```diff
@@ -743,18 +881,10 @@
   for (int lev = c->L; lev >= 0; --lev) {
     const LevelInfo& li = plan.levels[lev];
     if (lev == c->L) {
-      const int64_t lo = c->S->foff[li.first], hi = c->S->foff[li.first + li.count];
-      (void)hipMemsetAsync(c->d_front + lo, 0, sizeof(double) * (size_t)(hi - lo), st);
-      int64_t sch = 0;
-      for (int f = li.first; f < li.first + li.count; ++f) {
-        const int64_t b2 = (int64_t)c->dpn * c->S->fb[f];
-        sch = std::max(sch, c->S->soff[f] + b2 * b2);
-      }
-      (void)hipMemsetAsync(c->d_schur + (size_t)(lev & 1) * c->arena_doubles, 0, sizeof(double) * (size_t)sch, st);
       with_constant<0, 1>(c->sh, [&](auto sh) {
-        hipLaunchKernelGGL(k_leaf_assemble<decltype(sh)::value>, dim3(li.count), dim3(256), 0, st, li.first, c->ne, sigma, c->d_fs2,
-                           c->d_fm, c->d_foff, c->d_soff, c->d_fnode_ptr, c->d_fnodes, c->d_leaf_elem_ptr, c->d_leaf_elems, c->d_epos,
-                           c->d_elem, c->d_front, c->d_schur, c->arena_doubles);
+        hipLaunchKernelGGL(k_leaf_assemble<decltype(sh)::value>, dim3(li.count), dim3(LEAF_THREADS), 0, st, li.first, sigma,
+                           c->d_forder + li.first, c->d_fs2, c->d_fm, c->d_foff, c->d_soff, c->d_fnode_ptr, c->d_fnodes,
+                           c->d_leaf_elem_ptr, c->d_leaf_elems, c->d_epos, c->d_elem, c->d_front, c->d_schur, c->arena_doubles);
       });
     } else if (li.gather_n > 0) {
       with_constant<0, 1>(c->sh, [&](auto sh) {
diff --git a/pl_fem_vectoriel_amd/csrc/plan.h b/pl_fem_vectoriel_amd/csrc/plan.h
--- a/pl_fem_vectoriel_amd/csrc/plan.h
+++ b/pl_fem_vectoriel_amd/csrc/plan.h
@@ -46,6 +46,14 @@
 inline int bwd_block_rows(int count, bool leaf) { return leaf ? 64 : count <= ROW_FORM_MAX_FRONTS ? 8 : 16; }
 constexpr int BLOCK_P = 4;
 constexpr int MAX_CORES = 64;
+constexpr int LEAF_CHUNK = 50;
+constexpr int LEAF_CELLS = 4096;
+constexpr int LEAF_BITMAP_WORDS = 512;
+constexpr int LEAF_PANEL_MAX = 128;
+constexpr int LEAF_THREADS = 512;
+static_assert((LEAF_CELLS & (LEAF_CELLS - 1)) == 0 && LEAF_CELLS >= 2 * 36 * LEAF_CHUNK, "leaf assembly: hash table load");
+static_assert(LEAF_PANEL_MAX * LEAF_PANEL_MAX >= 32 * LEAF_BITMAP_WORDS && LEAF_PANEL_MAX <= LEAF_THREADS, "leaf assembly: bitmap panel");
+static_assert(36 * LEAF_CHUNK < 0xffff && LEAF_THREADS >= 3 * 160, "leaf assembly: 16-bit slot numbers, three lane groups");
 constexpr int ELEM_FORMS = 8;
 constexpr int ELEM_STRIDE = ELEM_FORMS * 36;
 
```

★ ★ ★

Please copy each entry. Leave nothing out.

**Task result:**
```diff
@@ -743,18 +881,10 @@
   for (int lev = c->L; lev >= 0; --lev) {
     const LevelInfo& li = plan.levels[lev];
     if (lev == c->L) {
-      const int64_t lo = c->S->foff[li.first], hi = c->S->foff[li.first + li.count];
-      (void)hipMemsetAsync(c->d_front + lo, 0, sizeof(double) * (size_t)(hi - lo), st);
-      int64_t sch = 0;
-      for (int f = li.first; f < li.first + li.count; ++f) {
-        const int64_t b2 = (int64_t)c->dpn * c->S->fb[f];
-        sch = std::max(sch, c->S->soff[f] + b2 * b2);
-      }
-      (void)hipMemsetAsync(c->d_schur + (size_t)(lev & 1) * c->arena_doubles, 0, sizeof(double) * (size_t)sch, st);
       with_constant<0, 1>(c->sh, [&](auto sh) {
-        hipLaunchKernelGGL(k_leaf_assemble<decltype(sh)::value>, dim3(li.count), dim3(256), 0, st, li.first, c->ne, sigma, c->d_fs2,
-                           c->d_fm, c->d_foff, c->d_soff, c->d_fnode_ptr, c->d_fnodes, c->d_leaf_elem_ptr, c->d_leaf_elems, c->d_epos,
-                           c->d_elem, c->d_front, c->d_schur, c->arena_doubles);
+        hipLaunchKernelGGL(k_leaf_assemble<decltype(sh)::value>, dim3(li.count), dim3(LEAF_THREADS), 0, st, li.first, sigma,
+                           c->d_forder + li.first, c->d_fs2, c->d_fm, c->d_foff, c->d_soff, c->d_fnode_ptr, c->d_fnodes,
+                           c->d_leaf_elem_ptr, c->d_leaf_elems, c->d_epos, c->d_elem, c->d_front, c->d_schur, c->arena_doubles);
       });
     } else if (li.gather_n > 0) {
       with_constant<0, 1>(c->sh, [&](auto sh) {
diff --git a/pl_fem_vectoriel_amd/csrc/plan.h b/pl_fem_vectoriel_amd/csrc/plan.h
--- a/pl_fem_vectoriel_amd/csrc/plan.h
+++ b/pl_fem_vectoriel_amd/csrc/plan.h
@@ -46,6 +46,14 @@
 inline int bwd_block_rows(int count, bool leaf) { return leaf ? 64 : count <= ROW_FORM_MAX_FRONTS ? 8 : 16; }
 constexpr int BLOCK_P = 4;
 constexpr int MAX_CORES = 64;
+constexpr int LEAF_CHUNK = 50;
+constexpr int LEAF_CELLS = 4096;
+constexpr int LEAF_BITMAP_WORDS = 512;
+constexpr int LEAF_PANEL_MAX = 128;
+constexpr int LEAF_THREADS = 512;
+static_assert((LEAF_CELLS & (LEAF_CELLS - 1)) == 0 && LEAF_CELLS >= 2 * 36 * LEAF_CHUNK, "leaf assembly: hash table load");
+static_assert(LEAF_PANEL_MAX * LEAF_PANEL_MAX >= 32 * LEAF_BITMAP_WORDS && LEAF_PANEL_MAX <= LEAF_THREADS, "leaf assembly: bitmap panel");
+static_assert(36 * LEAF_CHUNK < 0xffff && LEAF_THREADS >= 3 * 160, "leaf assembly: 16-bit slot numbers, three lane groups");
 constexpr int ELEM_FORMS = 8;
 constexpr int ELEM_STRIDE = ELEM_FORMS * 36;
 
```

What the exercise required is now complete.